Daily Bag Limit: 15 mourning, white-winged, and white-tipped (white-fronted) doves in the aggregate, to include not more than two whitetips.
Possession Limit: twice the daily bag limit.


*Central Zone:*
*Regular Season:* September 1-October 30, 2005 and December 26, 2005-January 4, 2006.
Daily Bag Limit: 12 mourning, white-winged, and white-tipped (white-fronted) doves in the aggregate, to include not more than two whitetips.
Possession Limit: twice the daily bag limit.


*South Zone:*
*Regular Season:* September 23-November 10, 2005 and December 26, 2005-January 15, 2006.
Daily Bag Limit: 12 mourning, white-winged and white-tipped (white-fronted) doves in the aggregate, to include not more than two whitetips.
Possession Limit: twice the daily bag limit.


*Special White-Winged Dove Area:*
*Special Season:* September 3, 4, 10, 11, 2005.
Daily Bag Limit: 12 white-winged, mourning and white-tipped (white-fronted) doves in the aggregate, to include not more than 4 mourning doves and 2 whitetips.
Possession Limit: twice the daily bag limit.
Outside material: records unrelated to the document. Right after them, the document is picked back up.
static constexpr int MARCH_MAX_CHUNK = 60;
static constexpr int MARCH3_MAX_CHUNK = 124;
static inline int march_max_len(int depth) { return depth == 4 ? MARCH3_MAX_CHUNK - 3 : (depth == 3 ? MARCH3_MAX_CHUNK : MARCH_MAX_CHUNK); }

struct ClassMask { unsigned long long lo, hi; };
__device__ __forceinline__ bool cm_bit(const ClassMask &m, int idx) { return (((idx < 64) ? (m.lo >> idx) : (m.hi >> (idx - 64))) & 1ULL) != 0; }

enum : uint8_t { WC_FAST = 0, WC_GENERAL = 1, WC_SOLID = 2 };

// ... 241 lines not shown

template <typename T, int S>
__device__ __forceinline__ void march_load_aligned(const MarchAddr<T, S> &a, int col, MV<T, S> (&fin)[9])
{
    fin[0] = bload<T, S>(a.rs, a.voff, lat_off(a, 0, col, 0));
    fin[1] = bload<T, S>(a.rs, a.voff, lat_off(a, 1, col - 1, 0));
    fin[3] = bload<T, S>(a.rs, a.voff, lat_off(a, 3, col + 1, 0));
    fin[2] = bload<T, S>(a.rs, a.voff, lat_off(a, 2, col, 0));
    fin[5] = bload<T, S>(a.rs, a.voff, lat_off(a, 5, col - 1, 0));
    fin[6] = bload<T, S>(a.rs, a.voff, lat_off(a, 6, col + 1, 0));
    fin[4] = bload<T, S>(a.rs, a.voff, lat_off(a, 4, col, 0));
    fin[7] = bload<T, S>(a.rs, a.voff, lat_off(a, 7, col + 1, 0));
    fin[8] = bload<T, S>(a.rs, a.voff, lat_off(a, 8, col - 1, 0));
}

template <int S> __device__ __forceinline__ uint32_t load_site_bytes(const uint8_t *p)
{
    if constexpr (S == 4) return *reinterpret_cast<const uint32_t *>(p);
    else if constexpr (S == 2) return *reinterpret_cast<const uint16_t *>(p);
    else return *p;
}

struct SiteBytes { uint32_t v[2]; };
template <int S, bool OVL> __device__ __forceinline__ int site_row(int j0, int ny)
{
    if constexpr (OVL) return j0 < 0 ? 0 : (j0 > ny - S ? ny - S : j0);
    else return j0;
}
template <typename T, int S, bool OVL = false>
__device__ __forceinline__ SiteBytes site_bytes_load(const MarchParams<T> &p, int col, int j0)
{
    const int c = col < 0 ? 0 : (col > p.g.nxl - 1 ? p.g.nxl - 1 : col);
    const int jb = site_row<S, OVL>(j0, p.g.ny);
    SiteBytes r;
    r.v[0] = load_site_bytes<S>(p.mask + (long)(c + 1) * p.g.pitch + jb);
    r.v[1] = load_site_bytes<S>(p.bcode + (long)c * p.g.pitch + jb);
    return r;
}

static constexpr int MARCH_FD_PACKED = 4;
typedef float f2v __attribute__((ext_vector_type(2)));
__device__ __forceinline__ f2v div2_ieee(f2v a, f2v b)
{
    bool s0, s1, dummy;
    const f2v ds = {__builtin_amdgcn_div_scalef(a[0], b[0], false, &dummy), __builtin_amdgcn_div_scalef(a[1], b[1], false, &dummy)};
    const f2v ns = {__builtin_amdgcn_div_scalef(a[0], b[0], true, &s0), __builtin_amdgcn_div_scalef(a[1], b[1], true, &s1)};
    const f2v rc = {__builtin_amdgcn_rcpf(ds[0]), __builtin_amdgcn_rcpf(ds[1])};
    const f2v one = {1.0f, 1.0f};
    const f2v f0 = __builtin_elementwise_fma(-ds, rc, one);
    const f2v f1 = __builtin_elementwise_fma(f0, rc, rc);
    const f2v mu = ns * f1;
// ... 254 lines not shown
#pragma unroll
    for (int k = 0; k < 9; k++) {
        const unsigned soff = lat_off(a, k, col, 0) - (OVL ? 256u : 0u);
        __builtin_amdgcn_raw_ptr_buffer_load_lds(a.rs, (lds_void_p)(buf + 512 * k), 4, a.voff_dma, soff, 0, 0);
        __builtin_amdgcn_raw_ptr_buffer_load_lds(a.rs, (lds_void_p)(buf + 512 * k), 4, a.voff_dma, soff, 256, 0);
    }
}
template <typename T, int S>
__device__ __forceinline__ MV<T, S> own_read(const char *buf, int k, int lane)
{
    MV<T, S> o;
    const u2v x = *reinterpret_cast<const u2v *>(buf + 512 * k + 8 * lane);
    __builtin_memcpy(&o, &x, 8);
    return o;
}
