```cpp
int osb_maxpool_nhwc(const void* x, void* y, int dtype, int64_t H, int64_t W, int64_t C, int kh, int kw, int stride, int pad_top,
                     int pad_left, int64_t Ho, int64_t Wo, void* stream);

int osb_fill(void* dst, int dtype, size_t n, float value, void* stream);

int osb_gemm_tc_eligible(int64_t M, int64_t N, int64_t K, int dtype);

void osb_tc_set_pair_mode(int mode);

void osb_tc_set_tile(int bm, int bn, int split);

void osb_tc_profile(int enable);
int osb_tc_profile_read(double* out4);
int osb_tc_profile_dump(char* buf, int cap);

int osb_pdl_enabled(void);
void osb_set_pdl(int enable);

uint64_t osb_launch_count(void);
void osb_launch_count_reset(void);
uint64_t osb_tc_launch_count(void);

#ifdef __cplusplus
}
#endif
#endif
```

### onnxstream_b200/csrc/attention_wgmma.cu

```cuda

#include "common.cuh"
#include "tc_ptx.cuh"
#include <cuda.h>
#include <cstdio>

namespace {

using namespace tcptx;

constexpr int BQ = 128;
constexpr int BKV = 128;
constexpr int KV_STAGES = 4;
constexpr int FA_THREADS = 384;
constexpr int FA_CONSUMERS = 256;
constexpr int FA_PRODUCER_REGS = 40, FA_CONSUMER_REGS = 232;

template <int NCH, int BK, int QKS, int KS = KV_STAGES, int PLANES = 1>
struct FaCfg {
    static_assert(QKS <= 4 * NCH && (BK == 32 || BK == 64 || BK == 128), "tile");
    static constexpr int Q_CHUNK = BQ * 128;
    static constexpr int KV_CHUNK = BK * 128;
    static constexpr int Q_PLANE = NCH * Q_CHUNK;
    static constexpr int KV_PLANE = NCH * KV_CHUNK;
    static constexpr int Q_BYTES = PLANES * Q_PLANE;
    static constexpr int KV_BYTES = PLANES * KV_PLANE;
    static constexpr int BARS = Q_BYTES + KS * 2 * KV_BYTES;
    static constexpr int SMEM = BARS + 1024 + 256;
};

struct FaParams {
    int T, Tk, d;
    int kv_tiles;
    float scale_log2;
    __half* out;
    long long ldo;
};

__device__ __forceinline__ uint8_t* fa_prologue(const CUtensorMap* map_q, const CUtensorMap* map_k, const CUtensorMap* map_v, int bar_off,
                                                uint32_t arrivals, int n0, int n1 = 0)
{
    extern __shared__ uint8_t smem_raw[];
    uint8_t* smem = (uint8_t*)(((uintptr_t)smem_raw + 1023) & ~(uintptr_t)1023);
    const int warp = threadIdx.x >> 5, lane = threadIdx.x & 31;
    if (warp == 0 && lane == 0) {
        asm volatile("prefetch.tensormap [%0];" ::"l"(map_q) : "memory");
        asm volatile("prefetch.tensormap [%0];" ::"l"(map_k) : "memory");
        asm volatile("prefetch.tensormap [%0];" ::"l"(map_v) : "memory");
    }
    if (warp == 1 && lane == 0) {
        uint64_t* bars = (uint64_t*)(smem + bar_off);
        mbar_init(bars, 1);
        for (int i = 0; i < n0; i++) { mbar_init(&bars[1 + i], 1); mbar_init(&bars[1 + n0 + i], arrivals); }
        for (int i = 0; i < n1; i++) { mbar_init(&bars[1 + 2 * n0 + i], 1); mbar_init(&bars[1 + 2 * n0 + n1 + i], arrivals); }
        asm volatile("fence.mbarrier_init.release.cluster;" ::: "memory");
    }
    __syncthreads();
    osb_pdl_wait();
    return smem;
}
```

*Regular Season:* September 23-November 10, 2005 and December 26, 2005-January 11, 2006.
Daily Bag Limit: 12 mourning, white-winged and white-tipped (white-fronted) doves in the aggregate, to include not more than two whitetips.
Possession Limit: twice the daily bag limit.


*Falconry Season (Statewide) - Dove:*
*Regular Season:* November 19-December 25, 2005.
Daily Bag Limit: 3 in the aggregate.
Possession Limit: 6 in the aggregate.


----------



## JCN57 (Feb 25, 2005)

Thats what all the shotgun noise was when I was fishing. Got me ready for teal season!!


----------



## cncman (Sep 12, 2005)

what about means? There is a unused construction lot near our neighborhood full of ringnecks, can I use an airgun? too close to houses and road for shotgun.


----------



## activescrape (Jan 8, 2006)

Well, thats very interesting, and good to know. Now if I can just find some.


----------



## speckle-catcher (May 20, 2004)

cncman said:


> what about means? There is a unused construction lot near our neighborhood full of ringnecks, can I use an airgun? too close to houses and road for shotgun.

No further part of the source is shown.